→ **Exercise goal**: Repeat only the lines below from the one containing "uint8_t* __restrict__ out, uint32_t" through the one containing "forms, <= 64", inclusive, exactly as written.

Stored data entries

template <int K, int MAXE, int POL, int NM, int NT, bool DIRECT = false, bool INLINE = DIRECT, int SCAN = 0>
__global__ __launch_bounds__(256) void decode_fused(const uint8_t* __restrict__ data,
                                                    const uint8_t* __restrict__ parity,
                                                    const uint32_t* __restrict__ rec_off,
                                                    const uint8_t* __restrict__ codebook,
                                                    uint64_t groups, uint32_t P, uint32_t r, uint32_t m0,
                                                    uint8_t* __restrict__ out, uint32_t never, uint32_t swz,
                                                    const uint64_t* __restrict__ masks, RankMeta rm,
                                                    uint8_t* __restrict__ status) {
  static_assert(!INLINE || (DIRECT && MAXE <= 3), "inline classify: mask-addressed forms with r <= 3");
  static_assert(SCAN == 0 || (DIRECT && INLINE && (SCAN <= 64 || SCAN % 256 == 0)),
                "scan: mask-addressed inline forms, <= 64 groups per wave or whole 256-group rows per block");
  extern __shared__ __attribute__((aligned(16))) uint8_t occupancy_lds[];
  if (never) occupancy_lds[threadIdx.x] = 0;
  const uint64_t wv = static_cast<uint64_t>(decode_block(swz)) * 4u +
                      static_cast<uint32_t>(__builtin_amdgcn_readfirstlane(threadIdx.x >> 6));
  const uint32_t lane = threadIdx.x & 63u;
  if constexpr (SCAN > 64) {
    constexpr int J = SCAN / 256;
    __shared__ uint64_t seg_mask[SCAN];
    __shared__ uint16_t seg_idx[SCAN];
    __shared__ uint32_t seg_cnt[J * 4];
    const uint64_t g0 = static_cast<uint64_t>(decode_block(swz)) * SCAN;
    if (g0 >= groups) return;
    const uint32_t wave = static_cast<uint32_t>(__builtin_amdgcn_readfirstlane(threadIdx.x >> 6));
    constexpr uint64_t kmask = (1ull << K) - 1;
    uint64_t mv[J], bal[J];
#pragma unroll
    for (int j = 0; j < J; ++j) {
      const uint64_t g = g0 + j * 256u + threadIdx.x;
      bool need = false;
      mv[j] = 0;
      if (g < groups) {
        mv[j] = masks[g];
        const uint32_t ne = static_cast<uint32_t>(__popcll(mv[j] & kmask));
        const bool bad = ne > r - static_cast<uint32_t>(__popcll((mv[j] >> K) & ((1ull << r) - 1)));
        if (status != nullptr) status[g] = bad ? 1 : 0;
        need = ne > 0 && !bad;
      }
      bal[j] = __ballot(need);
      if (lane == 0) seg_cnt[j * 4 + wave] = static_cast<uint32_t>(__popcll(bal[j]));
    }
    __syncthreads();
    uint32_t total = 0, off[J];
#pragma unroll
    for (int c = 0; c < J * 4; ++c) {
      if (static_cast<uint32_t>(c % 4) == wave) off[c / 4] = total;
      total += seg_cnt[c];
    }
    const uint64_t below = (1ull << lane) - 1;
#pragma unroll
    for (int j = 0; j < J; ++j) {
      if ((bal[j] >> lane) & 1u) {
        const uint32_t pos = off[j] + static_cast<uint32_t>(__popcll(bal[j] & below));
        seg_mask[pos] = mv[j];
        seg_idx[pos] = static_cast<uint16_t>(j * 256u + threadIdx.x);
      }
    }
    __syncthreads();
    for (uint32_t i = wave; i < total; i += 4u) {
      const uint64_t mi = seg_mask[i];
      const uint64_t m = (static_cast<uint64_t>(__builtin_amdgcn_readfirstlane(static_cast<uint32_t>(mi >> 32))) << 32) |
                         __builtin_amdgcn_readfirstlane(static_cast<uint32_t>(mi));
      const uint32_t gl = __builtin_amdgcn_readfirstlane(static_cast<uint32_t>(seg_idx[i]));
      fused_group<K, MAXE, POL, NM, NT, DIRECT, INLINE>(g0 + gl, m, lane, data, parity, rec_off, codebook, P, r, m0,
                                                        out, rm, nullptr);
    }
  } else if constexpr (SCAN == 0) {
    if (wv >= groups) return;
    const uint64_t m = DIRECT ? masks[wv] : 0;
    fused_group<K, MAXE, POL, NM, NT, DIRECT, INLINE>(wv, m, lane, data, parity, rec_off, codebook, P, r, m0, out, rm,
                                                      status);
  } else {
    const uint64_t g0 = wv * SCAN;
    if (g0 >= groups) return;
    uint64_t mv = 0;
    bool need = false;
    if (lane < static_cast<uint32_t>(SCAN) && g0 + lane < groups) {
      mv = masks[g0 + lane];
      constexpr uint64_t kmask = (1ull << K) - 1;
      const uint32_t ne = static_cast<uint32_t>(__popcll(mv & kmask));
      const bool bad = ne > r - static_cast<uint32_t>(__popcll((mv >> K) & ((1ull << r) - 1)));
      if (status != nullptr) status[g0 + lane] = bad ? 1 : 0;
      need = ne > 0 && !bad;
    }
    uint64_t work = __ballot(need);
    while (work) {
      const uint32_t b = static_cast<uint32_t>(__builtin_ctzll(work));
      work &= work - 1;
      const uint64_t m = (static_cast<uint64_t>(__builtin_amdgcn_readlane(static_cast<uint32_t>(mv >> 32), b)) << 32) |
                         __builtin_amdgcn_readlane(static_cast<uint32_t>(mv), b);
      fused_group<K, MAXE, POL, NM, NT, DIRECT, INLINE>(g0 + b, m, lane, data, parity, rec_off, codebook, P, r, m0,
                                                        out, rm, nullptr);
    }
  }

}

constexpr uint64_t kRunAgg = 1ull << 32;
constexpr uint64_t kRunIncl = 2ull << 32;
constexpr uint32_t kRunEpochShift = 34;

==

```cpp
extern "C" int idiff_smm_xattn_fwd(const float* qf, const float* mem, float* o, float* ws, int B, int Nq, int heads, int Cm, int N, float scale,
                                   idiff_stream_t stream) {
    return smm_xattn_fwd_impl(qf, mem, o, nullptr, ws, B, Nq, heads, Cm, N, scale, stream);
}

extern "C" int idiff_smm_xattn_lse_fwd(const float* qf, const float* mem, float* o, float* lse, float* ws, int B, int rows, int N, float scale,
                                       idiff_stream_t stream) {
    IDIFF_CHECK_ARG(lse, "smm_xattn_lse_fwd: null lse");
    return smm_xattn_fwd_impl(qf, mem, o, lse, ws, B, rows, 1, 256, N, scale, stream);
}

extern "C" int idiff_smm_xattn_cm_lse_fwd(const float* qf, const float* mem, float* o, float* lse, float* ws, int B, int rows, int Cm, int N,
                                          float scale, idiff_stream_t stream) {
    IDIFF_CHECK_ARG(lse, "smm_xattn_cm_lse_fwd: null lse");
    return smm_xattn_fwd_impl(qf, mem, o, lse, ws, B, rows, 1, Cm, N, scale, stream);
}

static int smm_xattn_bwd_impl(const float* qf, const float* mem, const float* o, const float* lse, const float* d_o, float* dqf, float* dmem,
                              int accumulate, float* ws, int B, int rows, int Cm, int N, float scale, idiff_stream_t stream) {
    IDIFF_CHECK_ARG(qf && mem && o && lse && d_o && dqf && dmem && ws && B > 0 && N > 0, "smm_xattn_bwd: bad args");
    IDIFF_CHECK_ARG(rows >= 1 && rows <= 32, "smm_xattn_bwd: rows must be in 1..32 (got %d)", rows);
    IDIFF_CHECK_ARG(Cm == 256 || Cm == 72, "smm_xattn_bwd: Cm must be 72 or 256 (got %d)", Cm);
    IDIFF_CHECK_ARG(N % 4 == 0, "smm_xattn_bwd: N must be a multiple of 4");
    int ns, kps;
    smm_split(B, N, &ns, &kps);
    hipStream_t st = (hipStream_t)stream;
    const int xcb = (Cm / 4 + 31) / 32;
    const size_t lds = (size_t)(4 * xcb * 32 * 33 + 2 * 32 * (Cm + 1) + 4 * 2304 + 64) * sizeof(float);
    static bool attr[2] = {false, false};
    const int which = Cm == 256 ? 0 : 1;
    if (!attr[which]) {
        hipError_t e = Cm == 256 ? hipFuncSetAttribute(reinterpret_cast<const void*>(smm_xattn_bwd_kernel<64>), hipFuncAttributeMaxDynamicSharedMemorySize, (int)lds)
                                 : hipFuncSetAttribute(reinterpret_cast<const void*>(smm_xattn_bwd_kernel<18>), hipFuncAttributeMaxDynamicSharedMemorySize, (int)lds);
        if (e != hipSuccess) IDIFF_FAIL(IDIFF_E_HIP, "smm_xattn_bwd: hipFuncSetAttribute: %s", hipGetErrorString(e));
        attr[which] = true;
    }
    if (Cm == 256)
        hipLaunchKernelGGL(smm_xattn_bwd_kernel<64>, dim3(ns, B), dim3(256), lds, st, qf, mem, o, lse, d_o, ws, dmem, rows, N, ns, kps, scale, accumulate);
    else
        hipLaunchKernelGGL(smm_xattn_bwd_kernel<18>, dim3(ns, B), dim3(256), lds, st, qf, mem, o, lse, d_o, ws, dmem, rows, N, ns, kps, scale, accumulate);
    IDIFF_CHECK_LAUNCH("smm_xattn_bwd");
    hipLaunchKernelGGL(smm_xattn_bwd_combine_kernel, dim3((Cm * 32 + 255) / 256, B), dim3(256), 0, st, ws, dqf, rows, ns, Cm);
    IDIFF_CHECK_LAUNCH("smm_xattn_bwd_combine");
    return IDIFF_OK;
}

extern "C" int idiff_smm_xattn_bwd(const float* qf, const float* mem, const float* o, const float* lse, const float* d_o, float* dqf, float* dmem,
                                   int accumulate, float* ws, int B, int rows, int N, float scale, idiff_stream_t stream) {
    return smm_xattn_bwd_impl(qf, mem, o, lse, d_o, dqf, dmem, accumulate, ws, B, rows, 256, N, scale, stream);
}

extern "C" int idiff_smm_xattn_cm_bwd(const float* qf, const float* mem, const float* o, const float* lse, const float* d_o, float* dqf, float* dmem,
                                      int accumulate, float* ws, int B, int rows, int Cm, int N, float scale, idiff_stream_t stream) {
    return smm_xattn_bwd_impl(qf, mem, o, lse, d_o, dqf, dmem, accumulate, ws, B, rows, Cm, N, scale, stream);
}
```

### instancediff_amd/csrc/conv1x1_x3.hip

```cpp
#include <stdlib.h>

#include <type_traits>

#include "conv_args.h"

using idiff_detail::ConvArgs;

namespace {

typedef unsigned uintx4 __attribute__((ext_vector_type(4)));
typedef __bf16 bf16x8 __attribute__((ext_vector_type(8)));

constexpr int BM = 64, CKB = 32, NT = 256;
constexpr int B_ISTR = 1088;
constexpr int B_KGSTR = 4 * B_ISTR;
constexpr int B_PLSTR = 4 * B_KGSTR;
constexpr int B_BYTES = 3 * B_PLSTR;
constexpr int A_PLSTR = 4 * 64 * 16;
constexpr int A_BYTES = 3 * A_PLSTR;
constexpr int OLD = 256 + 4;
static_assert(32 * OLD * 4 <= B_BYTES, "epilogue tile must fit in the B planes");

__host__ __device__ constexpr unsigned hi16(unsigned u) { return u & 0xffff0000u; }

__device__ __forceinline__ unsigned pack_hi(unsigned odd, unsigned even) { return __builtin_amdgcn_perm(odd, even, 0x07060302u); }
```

...

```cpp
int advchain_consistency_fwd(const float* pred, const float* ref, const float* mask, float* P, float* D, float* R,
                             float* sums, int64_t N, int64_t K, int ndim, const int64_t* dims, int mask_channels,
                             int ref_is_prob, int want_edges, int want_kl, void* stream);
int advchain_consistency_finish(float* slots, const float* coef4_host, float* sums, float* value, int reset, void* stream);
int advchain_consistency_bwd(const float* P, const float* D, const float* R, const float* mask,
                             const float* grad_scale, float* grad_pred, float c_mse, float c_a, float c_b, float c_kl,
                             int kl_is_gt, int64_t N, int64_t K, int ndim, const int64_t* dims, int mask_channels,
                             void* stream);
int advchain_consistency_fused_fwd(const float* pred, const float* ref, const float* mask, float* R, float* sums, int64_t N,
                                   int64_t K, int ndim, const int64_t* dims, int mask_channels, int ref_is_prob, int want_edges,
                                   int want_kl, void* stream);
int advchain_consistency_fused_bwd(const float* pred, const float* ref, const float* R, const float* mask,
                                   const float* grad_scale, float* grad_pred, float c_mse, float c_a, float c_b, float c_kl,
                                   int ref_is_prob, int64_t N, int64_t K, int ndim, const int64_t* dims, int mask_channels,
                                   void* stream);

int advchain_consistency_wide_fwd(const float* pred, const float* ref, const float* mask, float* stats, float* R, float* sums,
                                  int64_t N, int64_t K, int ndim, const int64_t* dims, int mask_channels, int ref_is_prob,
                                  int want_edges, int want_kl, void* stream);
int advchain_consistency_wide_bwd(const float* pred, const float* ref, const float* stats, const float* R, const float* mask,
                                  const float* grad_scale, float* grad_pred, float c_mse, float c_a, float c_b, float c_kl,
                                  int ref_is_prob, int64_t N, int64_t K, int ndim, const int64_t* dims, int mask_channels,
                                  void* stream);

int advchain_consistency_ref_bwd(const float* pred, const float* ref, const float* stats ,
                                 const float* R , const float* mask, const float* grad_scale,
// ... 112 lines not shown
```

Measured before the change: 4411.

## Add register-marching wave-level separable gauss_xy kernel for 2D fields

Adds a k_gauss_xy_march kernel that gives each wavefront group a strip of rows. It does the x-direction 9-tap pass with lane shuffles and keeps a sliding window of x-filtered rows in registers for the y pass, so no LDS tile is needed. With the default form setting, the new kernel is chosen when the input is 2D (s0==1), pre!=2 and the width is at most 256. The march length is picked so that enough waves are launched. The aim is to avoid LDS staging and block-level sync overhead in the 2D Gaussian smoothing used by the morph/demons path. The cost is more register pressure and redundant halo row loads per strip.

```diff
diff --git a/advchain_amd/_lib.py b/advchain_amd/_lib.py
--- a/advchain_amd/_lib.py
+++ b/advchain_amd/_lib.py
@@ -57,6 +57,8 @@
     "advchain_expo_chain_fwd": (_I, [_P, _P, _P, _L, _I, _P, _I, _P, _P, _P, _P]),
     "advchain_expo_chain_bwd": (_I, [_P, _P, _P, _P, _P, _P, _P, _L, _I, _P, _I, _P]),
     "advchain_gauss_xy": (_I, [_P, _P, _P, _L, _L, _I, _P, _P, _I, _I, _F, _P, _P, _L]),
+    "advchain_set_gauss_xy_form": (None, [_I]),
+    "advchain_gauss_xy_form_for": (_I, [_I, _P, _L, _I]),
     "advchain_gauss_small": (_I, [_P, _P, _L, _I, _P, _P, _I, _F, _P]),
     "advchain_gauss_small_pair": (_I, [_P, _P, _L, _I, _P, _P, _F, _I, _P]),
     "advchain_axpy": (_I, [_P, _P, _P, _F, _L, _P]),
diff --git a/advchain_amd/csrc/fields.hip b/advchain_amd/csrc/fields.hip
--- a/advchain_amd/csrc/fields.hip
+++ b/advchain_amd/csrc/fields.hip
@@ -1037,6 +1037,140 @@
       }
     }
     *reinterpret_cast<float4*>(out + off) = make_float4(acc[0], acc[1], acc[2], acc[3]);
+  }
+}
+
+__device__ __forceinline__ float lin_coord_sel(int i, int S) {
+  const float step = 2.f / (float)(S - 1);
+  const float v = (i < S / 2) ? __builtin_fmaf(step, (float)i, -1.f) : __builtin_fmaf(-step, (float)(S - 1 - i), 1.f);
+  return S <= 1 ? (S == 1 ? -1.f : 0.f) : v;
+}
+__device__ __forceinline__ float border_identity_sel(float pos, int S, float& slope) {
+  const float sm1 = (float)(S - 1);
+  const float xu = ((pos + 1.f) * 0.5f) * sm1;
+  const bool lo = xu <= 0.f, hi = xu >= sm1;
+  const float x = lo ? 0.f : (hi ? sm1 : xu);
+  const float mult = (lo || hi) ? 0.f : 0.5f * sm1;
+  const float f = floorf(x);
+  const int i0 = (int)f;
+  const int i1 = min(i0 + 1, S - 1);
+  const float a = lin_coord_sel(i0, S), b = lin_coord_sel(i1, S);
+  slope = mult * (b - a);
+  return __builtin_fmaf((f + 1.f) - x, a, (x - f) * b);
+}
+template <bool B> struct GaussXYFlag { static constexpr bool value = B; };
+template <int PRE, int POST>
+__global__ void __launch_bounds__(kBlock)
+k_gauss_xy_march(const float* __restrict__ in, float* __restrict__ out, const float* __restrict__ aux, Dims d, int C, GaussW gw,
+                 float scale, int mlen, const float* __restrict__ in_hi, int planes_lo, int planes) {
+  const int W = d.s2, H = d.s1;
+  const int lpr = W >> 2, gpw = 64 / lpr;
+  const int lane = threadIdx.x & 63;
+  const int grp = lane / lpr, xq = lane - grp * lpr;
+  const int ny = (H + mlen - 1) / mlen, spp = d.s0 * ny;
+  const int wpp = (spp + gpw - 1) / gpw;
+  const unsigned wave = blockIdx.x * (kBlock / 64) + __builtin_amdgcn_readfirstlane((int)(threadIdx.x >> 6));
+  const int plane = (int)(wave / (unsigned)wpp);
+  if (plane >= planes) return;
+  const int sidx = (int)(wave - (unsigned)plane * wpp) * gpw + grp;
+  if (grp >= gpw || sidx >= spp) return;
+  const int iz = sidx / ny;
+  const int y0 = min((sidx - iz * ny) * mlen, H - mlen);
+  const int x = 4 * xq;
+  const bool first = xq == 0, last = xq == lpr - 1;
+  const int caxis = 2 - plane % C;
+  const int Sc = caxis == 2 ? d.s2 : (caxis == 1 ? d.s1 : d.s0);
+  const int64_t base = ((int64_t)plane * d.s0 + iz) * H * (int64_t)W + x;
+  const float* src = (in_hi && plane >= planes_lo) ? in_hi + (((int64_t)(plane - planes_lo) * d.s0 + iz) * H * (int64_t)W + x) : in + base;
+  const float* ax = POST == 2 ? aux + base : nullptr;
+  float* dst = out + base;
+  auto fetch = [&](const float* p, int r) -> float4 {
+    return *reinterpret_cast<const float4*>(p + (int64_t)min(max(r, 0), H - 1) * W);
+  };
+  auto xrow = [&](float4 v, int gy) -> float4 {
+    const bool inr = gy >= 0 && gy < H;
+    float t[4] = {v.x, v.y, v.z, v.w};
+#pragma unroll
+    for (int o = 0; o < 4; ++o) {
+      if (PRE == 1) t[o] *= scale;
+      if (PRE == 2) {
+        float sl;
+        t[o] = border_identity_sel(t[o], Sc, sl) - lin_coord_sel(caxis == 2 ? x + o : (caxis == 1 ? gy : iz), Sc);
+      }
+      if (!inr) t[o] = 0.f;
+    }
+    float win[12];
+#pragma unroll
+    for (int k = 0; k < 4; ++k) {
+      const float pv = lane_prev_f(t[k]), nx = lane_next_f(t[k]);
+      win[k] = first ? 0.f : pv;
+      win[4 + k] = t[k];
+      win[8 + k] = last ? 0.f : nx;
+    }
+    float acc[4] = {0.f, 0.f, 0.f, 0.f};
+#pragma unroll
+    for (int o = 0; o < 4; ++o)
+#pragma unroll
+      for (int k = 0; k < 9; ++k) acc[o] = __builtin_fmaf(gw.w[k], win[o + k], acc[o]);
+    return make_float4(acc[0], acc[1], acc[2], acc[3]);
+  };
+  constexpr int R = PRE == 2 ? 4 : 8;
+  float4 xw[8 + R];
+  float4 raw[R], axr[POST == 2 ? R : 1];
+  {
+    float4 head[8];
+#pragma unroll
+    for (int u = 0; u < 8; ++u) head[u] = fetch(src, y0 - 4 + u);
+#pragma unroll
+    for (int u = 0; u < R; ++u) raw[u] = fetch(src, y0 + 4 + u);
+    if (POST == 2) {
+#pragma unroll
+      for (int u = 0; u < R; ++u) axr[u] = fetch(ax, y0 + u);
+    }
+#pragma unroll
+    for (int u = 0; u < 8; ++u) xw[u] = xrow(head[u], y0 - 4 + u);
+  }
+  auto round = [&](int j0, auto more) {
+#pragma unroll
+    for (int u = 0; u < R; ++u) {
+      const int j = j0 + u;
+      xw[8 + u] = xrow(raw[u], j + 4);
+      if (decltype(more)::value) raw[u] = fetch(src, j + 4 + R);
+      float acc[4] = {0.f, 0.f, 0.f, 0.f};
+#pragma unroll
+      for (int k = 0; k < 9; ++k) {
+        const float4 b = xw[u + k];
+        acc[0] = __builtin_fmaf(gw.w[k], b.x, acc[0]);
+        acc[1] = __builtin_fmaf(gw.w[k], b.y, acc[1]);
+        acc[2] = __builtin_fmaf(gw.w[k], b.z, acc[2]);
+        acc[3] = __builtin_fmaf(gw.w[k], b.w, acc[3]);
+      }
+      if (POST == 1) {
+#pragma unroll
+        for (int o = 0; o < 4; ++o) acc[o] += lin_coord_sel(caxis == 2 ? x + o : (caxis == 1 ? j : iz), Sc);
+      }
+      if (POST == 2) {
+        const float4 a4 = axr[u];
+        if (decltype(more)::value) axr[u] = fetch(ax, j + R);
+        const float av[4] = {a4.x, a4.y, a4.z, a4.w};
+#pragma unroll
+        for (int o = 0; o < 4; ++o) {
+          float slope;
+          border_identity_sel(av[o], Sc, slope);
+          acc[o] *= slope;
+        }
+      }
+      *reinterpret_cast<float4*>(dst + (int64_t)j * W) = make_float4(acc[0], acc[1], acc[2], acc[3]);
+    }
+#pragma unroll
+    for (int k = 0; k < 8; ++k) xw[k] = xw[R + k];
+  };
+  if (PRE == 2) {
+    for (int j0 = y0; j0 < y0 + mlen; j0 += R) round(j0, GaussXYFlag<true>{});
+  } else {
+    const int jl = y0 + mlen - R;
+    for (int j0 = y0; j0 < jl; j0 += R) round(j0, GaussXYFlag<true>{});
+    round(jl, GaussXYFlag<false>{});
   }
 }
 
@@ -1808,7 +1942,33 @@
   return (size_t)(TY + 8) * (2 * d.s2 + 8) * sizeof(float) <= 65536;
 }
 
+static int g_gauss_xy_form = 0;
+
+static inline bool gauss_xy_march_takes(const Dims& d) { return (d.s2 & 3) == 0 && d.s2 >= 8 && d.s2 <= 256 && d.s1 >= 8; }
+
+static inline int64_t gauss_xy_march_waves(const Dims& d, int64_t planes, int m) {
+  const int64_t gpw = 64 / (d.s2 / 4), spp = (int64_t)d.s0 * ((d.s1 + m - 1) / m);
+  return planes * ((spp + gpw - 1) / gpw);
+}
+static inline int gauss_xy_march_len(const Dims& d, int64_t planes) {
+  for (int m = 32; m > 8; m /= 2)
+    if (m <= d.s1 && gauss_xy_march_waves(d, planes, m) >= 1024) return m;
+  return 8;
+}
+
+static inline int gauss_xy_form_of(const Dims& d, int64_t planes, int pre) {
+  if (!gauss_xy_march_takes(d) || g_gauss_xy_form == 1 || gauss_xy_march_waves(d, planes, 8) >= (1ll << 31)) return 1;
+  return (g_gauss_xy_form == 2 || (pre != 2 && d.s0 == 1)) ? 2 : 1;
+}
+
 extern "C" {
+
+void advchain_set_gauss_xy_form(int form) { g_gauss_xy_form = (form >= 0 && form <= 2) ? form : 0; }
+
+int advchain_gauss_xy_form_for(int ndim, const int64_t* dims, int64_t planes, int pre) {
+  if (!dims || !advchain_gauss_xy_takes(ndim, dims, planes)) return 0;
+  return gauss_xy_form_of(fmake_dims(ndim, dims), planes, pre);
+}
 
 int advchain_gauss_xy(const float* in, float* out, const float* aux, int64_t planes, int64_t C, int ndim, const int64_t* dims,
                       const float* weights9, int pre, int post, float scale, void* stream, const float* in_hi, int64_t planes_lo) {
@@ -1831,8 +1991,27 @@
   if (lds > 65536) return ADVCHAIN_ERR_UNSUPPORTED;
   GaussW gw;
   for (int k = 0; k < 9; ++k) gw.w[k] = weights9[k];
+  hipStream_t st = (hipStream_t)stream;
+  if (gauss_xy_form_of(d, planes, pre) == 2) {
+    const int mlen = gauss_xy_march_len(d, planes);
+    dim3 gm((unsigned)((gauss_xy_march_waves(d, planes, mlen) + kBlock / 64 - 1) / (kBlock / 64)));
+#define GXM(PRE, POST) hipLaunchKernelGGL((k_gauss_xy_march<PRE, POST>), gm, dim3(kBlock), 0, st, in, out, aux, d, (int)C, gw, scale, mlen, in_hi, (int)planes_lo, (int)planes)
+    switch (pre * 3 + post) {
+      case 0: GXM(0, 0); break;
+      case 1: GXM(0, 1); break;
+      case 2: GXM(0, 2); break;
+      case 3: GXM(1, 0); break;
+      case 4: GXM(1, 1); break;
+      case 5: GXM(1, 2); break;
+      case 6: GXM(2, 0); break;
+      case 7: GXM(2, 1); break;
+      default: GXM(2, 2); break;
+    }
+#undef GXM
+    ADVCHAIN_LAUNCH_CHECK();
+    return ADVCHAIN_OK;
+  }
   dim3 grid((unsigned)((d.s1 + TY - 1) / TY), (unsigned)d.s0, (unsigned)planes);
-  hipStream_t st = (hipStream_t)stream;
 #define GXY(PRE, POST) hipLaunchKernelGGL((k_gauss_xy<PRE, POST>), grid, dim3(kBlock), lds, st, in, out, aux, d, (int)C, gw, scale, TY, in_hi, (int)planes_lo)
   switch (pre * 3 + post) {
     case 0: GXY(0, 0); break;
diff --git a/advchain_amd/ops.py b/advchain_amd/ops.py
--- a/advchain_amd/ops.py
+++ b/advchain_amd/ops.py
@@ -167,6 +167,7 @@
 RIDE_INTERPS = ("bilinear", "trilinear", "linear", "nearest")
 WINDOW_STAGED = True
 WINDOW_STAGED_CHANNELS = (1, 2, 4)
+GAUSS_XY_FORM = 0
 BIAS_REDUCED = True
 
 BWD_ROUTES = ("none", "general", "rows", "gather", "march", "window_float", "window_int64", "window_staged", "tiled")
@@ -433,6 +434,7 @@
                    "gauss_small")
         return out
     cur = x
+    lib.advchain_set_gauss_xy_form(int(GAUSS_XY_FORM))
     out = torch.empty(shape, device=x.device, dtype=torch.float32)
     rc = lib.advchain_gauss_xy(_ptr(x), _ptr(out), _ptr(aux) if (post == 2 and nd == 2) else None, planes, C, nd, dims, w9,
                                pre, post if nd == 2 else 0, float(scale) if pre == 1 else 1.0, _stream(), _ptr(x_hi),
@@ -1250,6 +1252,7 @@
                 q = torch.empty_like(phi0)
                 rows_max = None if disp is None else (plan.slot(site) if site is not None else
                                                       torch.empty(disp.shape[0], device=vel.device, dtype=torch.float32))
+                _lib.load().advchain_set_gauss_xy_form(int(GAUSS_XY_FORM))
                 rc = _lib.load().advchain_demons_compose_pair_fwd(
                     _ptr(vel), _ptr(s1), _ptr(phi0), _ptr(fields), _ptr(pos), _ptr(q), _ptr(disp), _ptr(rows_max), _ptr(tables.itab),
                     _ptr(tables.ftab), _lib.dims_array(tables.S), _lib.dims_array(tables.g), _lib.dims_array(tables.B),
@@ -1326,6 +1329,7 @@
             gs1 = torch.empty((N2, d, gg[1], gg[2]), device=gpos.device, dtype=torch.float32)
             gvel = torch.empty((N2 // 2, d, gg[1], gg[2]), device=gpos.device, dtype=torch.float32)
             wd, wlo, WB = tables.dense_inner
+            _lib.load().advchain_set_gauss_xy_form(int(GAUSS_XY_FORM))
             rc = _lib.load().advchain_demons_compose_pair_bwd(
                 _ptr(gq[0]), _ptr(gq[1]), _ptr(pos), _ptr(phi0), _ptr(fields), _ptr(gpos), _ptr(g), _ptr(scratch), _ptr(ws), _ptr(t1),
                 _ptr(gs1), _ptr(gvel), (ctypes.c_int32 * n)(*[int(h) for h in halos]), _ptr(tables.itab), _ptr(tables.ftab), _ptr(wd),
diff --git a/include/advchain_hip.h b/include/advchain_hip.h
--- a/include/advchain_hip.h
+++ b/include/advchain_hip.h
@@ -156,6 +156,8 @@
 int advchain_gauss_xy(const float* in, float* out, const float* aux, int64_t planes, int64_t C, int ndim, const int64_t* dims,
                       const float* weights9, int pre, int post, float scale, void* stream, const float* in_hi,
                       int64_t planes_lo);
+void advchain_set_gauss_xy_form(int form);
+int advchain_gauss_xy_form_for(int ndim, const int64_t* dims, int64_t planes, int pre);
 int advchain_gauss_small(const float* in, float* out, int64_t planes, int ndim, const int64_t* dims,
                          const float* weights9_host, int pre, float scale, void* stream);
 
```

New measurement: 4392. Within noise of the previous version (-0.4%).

→ **Answer for this exercise**:
                                                    uint8_t* __restrict__ out, uint32_t never, uint32_t swz,
                                                    const uint64_t* __restrict__ masks, RankMeta rm,
                                                    uint8_t* __restrict__ status) {
  static_assert(!INLINE || (DIRECT && MAXE <= 3), "inline classify: mask-addressed forms with r <= 3");
  static_assert(SCAN == 0 || (DIRECT && INLINE && (SCAN <= 64 || SCAN % 256 == 0)),
                "scan: mask-addressed inline forms, <= 64 groups per wave or whole 256-group rows per block");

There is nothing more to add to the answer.